Не выдержала, опустилась на стул и спрятала лицо в ладонях.
Девочки с передних парт с плачем бросились ее обнимать. Парни отворачивались и громко сопели.
— Дарья Сергеевна, не уходите. Маша поправится, вот увидите.
— Спасибо, девочки, спасибо милые. Спасибо, ребята... — она не успевала отвечать.
Мажоры... Да какие они мажоры? Обычные дети. Как все. Как всегда. Как все люди. И от этого на душе становилось теплее. Легче.
*Доброе утро, садитесь, пожалуйста (англ)
Глава 31
Маша
С тех пор, как я пришла в себя, окружающий мир погружен в темноту. На моих глазах плотная повязка, которую нельзя снимать. Мне все время это повторяют, а зря, даже если бы я и хотела это сделать, у меня не хватит сил.
Врач говорит, она для того, чтобы не нагружать глаза, а мне кажется, он обманывает.

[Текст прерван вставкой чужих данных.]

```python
class WtJob(C.Structure):
    _fields_ = [("w1", C.c_void_p), ("w2", C.c_void_p), ("dst", C.c_void_p), ("N", C.c_int), ("K", C.c_int), ("ldt", C.c_int)]


class CtlJob(C.Structure):
# ... 70 lines not shown
    "evae_log_normal_diag_bwd_hardtanh": (_i, [_p, _p, _p, _p, _f, _f, _p, _i, _i, _p, _p, _p, _p]),
    "evae_dense_bwd_data_wt_bytes": (_z, [_i, _i, _i]),
    "evae_dense_bwd_data_wt_ld": (_i, [_i]),
    "evae_dense_bwd_data_wt": (_i, [_p, _p, _p, _p, _i, _i, _i, _i, _p, _p, _p, _p, _i, _p, _p, _z, _p]),
    "evae_dense_bwd_data_workspace_bytes": (_z, [_i, _i, _i, _i]),
    "evae_dense_bwd_data": (_i, [_p, _p, _p, _p, _i, _i, _i, _i, _p, _p, _p, _p, _i, _p, _z, _p]),
    "evae_dense_bwd_weight_workspace_bytes": (_z, [_i, _i, _i]),
    "evae_dense_bwd_weight": (_i, [_p, _i, _i, _i, _p, _p, _i, _i, _p, _p, _i, _p, _z, _p]),
    "evae_dense_bwd_weight_phased": (_i, [_p, _i, _i, _i, _p, _p, _i, _i, _p, _p, _i, _p, _z, _i, _p]),
    "evae_dense_u8_supported": (_i, [_i, C.c_longlong]),
    "evae_dense_u8_block_rows": (_i, [_i, _i, _i]),
    "evae_dense_u8_prepared_bytes": (_z, [_i, _i]),
    "evae_dense_u8_prepare": (_i, [_p, _p, _i, _i, _p, _z, _p]),
    "evae_gated_dense_fwd_u8": (_i, [_p, _p, _i, _i, C.c_longlong, _f, _p, _p, _p, _i, _p, _p, _p]),
    "evae_dense_bwd_weight_u8_workspace_bytes": (_z, [_i, _i, _i]),
    "evae_dense_bwd_weight_u8": (_i, [_p, _i, _i, C.c_longlong, _p, _p, _i, C.c_longlong, _f, _p, _p, _p, _z, _p]),
    "evae_dense_bwd_weight_u8_phased": (_i, [_p, _i, _i, C.c_longlong, _p, _p, _i, C.c_longlong, _f, _p, _p, _p, _z, _i, _p]),
    "evae_dense_bwd_weight_u8_images": (_i, [_i, _i, _i, C.POINTER(C.c_size_t), C.POINTER(C.c_int)]),
    "evae_broadcast_scalar": (_i, [_p, _p, _i, _p]),
    "evae_sum_small": (_i, [_p, _i, _p, _p]),
    "evae_thin_configure": (_i, [_i]),
    "evae_p6_nks": (_i, [_i]),
    "evae_p6_nks_rows": (_i, [_i]),
    "evae_p6_image_bytes": (_z, [_i, _i]),
    "evae_gemm_p6_applies": (_i, [_i, _i, _i]),
    "evae_p6_pack_rows": (_i, [_p, _p, _i, _i, C.c_longlong, _i, _p, _z, _p]),
    "evae_p6_pack_cols": (_i, [_p, _p, _i, _i, C.c_longlong, _i, _i, _p, _z, _p]),
    "evae_p6_fill_row": (_i, [_p, _i, _i, _f, _i, _i, _p]),
    "evae_gated_dense_fwd_timg": (_i, [_p, _p, _i, _i, _i, _p, _p, _p, _p, _i, _p, _p, _p, _p, _i, _i, _i, _p, _z, _p]),
    "evae_gated_dense_fwd_u8_timg": (_i, [_p, _p, _i, _i, C.c_longlong, _f, _p, _p, _p, _i, _p, _p, _p, _i, _i, _i, _p]),
    "evae_dense_bwd_data_timg": (_i, [_p, _p, _p, _p, _i, _i, _i, _i, _p, _p, _p, _p, _i, _p, _p, _i, _i, _i, _p, _z, _p]),
    "evae_gated_dense_fwd_p6t": (_i, [_p, _i, _i, _i, _p, _p, _p, _i, _p, _p, _p]),
    "evae_dense_bwd_data_p6t": (_i, [_p, _i, _i, _i, _p, _i, _p, _p, _p, _p, _i, _p, _i, _i, _p]),
    "evae_dense_bwd_weight_p6_workspace_bytes": (_z, [_i, _i, _i]),
    "evae_dense_bwd_weight_p6": (_i, [_p, _p, _i, _i, _i, _p, _p, _p, _z, _p]),
    "evae_dense_bwd_data_img": (_i, [_p, _p, _p, _p, _i, _i, _i, _i, _p, _p, _p, _i, _i, _p, _p, _z, _p]),
    "evae_dense_bwd_weight_group": (_i, [_p, _i, _p]),
    "evae_dense_bwd_weight_finish_group": (_i, [_p, _i, _p]),
    "evae_gated_dense_bwd_input": (_i, [_p, _p, _p, _i, _i, _p, _p, _i, _p]),
    "evae_gated_dense_bwd_input_ld": (_i, [_p, _i, _p, _p, _i, _i, _p, _p, _i, _p]),
    "evae_gather_rows": (_i, [_p, _p, _p, _i, _i, _p, _p]),
    "evae_gated_dense_bwd": (_i, [_p, _i, _p, _p, _i, _i, _p, _p, _i, _p, _i, _p, _i, _p, _z, _p]),
    "evae_act_bwd": (_i, [_p, _p, _z, _i, _f, _f, _p, _p]),
    "evae_conv2d_workspace_bytes": (_z, [_p, _i, _i]),
    "evae_conv2d_fwd": (_i, [_p, _p, _p, _p, _p, _p, _i, _f, _f, _p, _p, _p, _p, _z, _p]),
    "evae_conv2d_bwd_data": (_i, [_p, _p, _p, _p, _p, _p, _p, _z, _p]),
    "evae_conv2d_bwd_weight": (_i, [_p, _p, _p, _p, _p, _p, _p, _z, _p]),
    "evae_conv2d_cl_supported": (_i, [_p, _i, _i]),
    "evae_conv2d_cl_dy_stride": (_i, [_i]),
    "evae_conv2d_cl_workspace_bytes": (_z, [_p, _i, _i]),
    "evae_conv2d_cl_fwd": (_i, [_p, _p, _p, _p, _p, _p, _i, _f, _f, _p, _p, _p, _p, _z, _p]),
    "evae_conv2d_cl_bwd_data": (_i, [_p, _p, _p, _p, _p, _p, _z, _p]),
    "evae_conv2d_cl_bwd_weight": (_i, [_p, _p, _p, _i, _p, _p, _p, _z, _p]),
    "evae_gemm_x6_configure": (_i, [_i, _i]),
    "evae_gemm_x6_applies": (_i, [_i, _i, _i]),
    "evae_elu_fwd": (_i, [_p, _z, _p, _p]),
    "evae_causal_attn_max_len": (_i, []),
    "evae_causal_attn_lds_bytes": (_z, [_i, _i]),
    "evae_causal_attn_fwd": (_i, [_p, _p, _p, _i, _i, _i, _i, _f, _q, _q, _p, _p, _p]),
    "evae_causal_attn_bwd": (_i, [_p, _p, _p, _p, _p, _p, _i, _i, _i, _i, _f, _q, _q, _p, _p, _p, _p, _p]),
    "evae_elu_dropout_fwd": (_i, [_p, _z, _f, _q, _q, _p, _p]),
    "evae_elu_dropout_bwd": (_i, [_p, _p, _z, _f, _q, _q, _p, _p]),
    "evae_glu_res_fwd": (_i, [_p, _p, _l, _i, _p, _p]),
    "evae_glu_res_bwd": (_i, [_p, _p, _l, _i, _p, _p]),
    "evae_conv2d_cl_res_supported": (_i, [_p]),
    "evae_conv2d_cl_fwd_res": (_i, [_p, _p, _p, _p, _p, _p, _p, _z, _p]),
# ... 111 lines not shown
```

### include/evae_hip.h

```cpp
#ifndef EVAE_HIP_H
#define EVAE_HIP_H

#include <stddef.h>
#include <stdint.h>

#ifdef __cplusplus
extern "C" {
#endif

#define EVAE_OK 0
#define EVAE_EINVAL (-1)
#define EVAE_EWORKSPACE (-2)
#define EVAE_ELAUNCH (-3)

#define EVAE_ABI_VERSION 1

typedef void* evae_stream_t;

int evae_version(void);
const char* evae_last_error(void);
int evae_ctl_upload(void* d_stage, const void* h_pinned, void* d_ctl, size_t bytes, evae_stream_t up, evae_stream_t step,
                    void* ev_used, void* ev_up);
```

Они все мне лгут, даже мама.
— Доченька, все будет хорошо, поверь, — твердит она, — ты обязательно будешь видеть. Тебе сделают операцию, мы вместе полетим в Гамбург. Твой па... Сергей Дементьевич уже выбрал клинику. Она лучшая! Главное, чтобы ты поправилась, окрепла и набралась сил.
Я не верю, но ничего не говорю. Мама меня утешает, пусть думает, что я поверила.
Все равно. Мне все равно, что со мной будет, потому что Никита не хочет со мной говорить.
Я ничего не вижу, зато все чувствую. Он приходит каждый день, но я не слышу, как он открывает и закрывает дверь, не слышу звука его шагов. Когда идут медсестры или врачи, их слышно еще из коридора. И маму тоже.
А Никита по палате передвигается практически бесшумно, вот только его присутствие я ощущаю всем телом.
Узнавание проникает в каждую клеточку, забивает собой легкие, заполняет мои рецепторы. Восприятие обостряется, я как будто взлетаю над кроватью. Мое тело становится невесомым и парит.
И тогда я его вижу, вижу даже сквозь тугую повязку, плотно прилегающую к глазам.
Никита похудел, осунулся. Между бровями на переносице залегла глубокая складка. Его красивые изогнутые губы сухие и потрескавшиеся. Он поджимает их, сцепив зубы, и смотрит. Смотрит, смотрит, не сводя с меня потухшего взгляда.
И ничего не говорит, а я ничего не понимаю.
«Ник, почему ты молчишь?» — хочется сказать, но я не могу. Не выходит.
Губы не слушаются, не разлипаются, словно они склеенные. Во рту тоже вязко и липко. Может, и у Никиты не выходит?
Тогда ладно, тогда не надо, разве мне нужны слова? Я хочу почувствовать его рядом, ощутить тепло его кожи. Пусть возьмет меня за руку и молчит, больше мне ничего не нужно.
...Выныриваю из бездонного омута и какое-то время пытаюсь понять, где я и что со мной. Воздух в легких густой и тягучий, они будто забиты ватой. Рвано выдыхаю, проталкивая вязкую жижу, и воздух с хрипами вырывается наружу.
— Тихо, Мышка, — слышу внутри себя шепот, — ты просто спала. Все хорошо.
— Ник... — с трудом разлепляю горячие сухие губы, — Ник... ты... ты...
Я знаю, что это Никита, чувствую, что он здесь. Но звенящая тишина в палате пугает.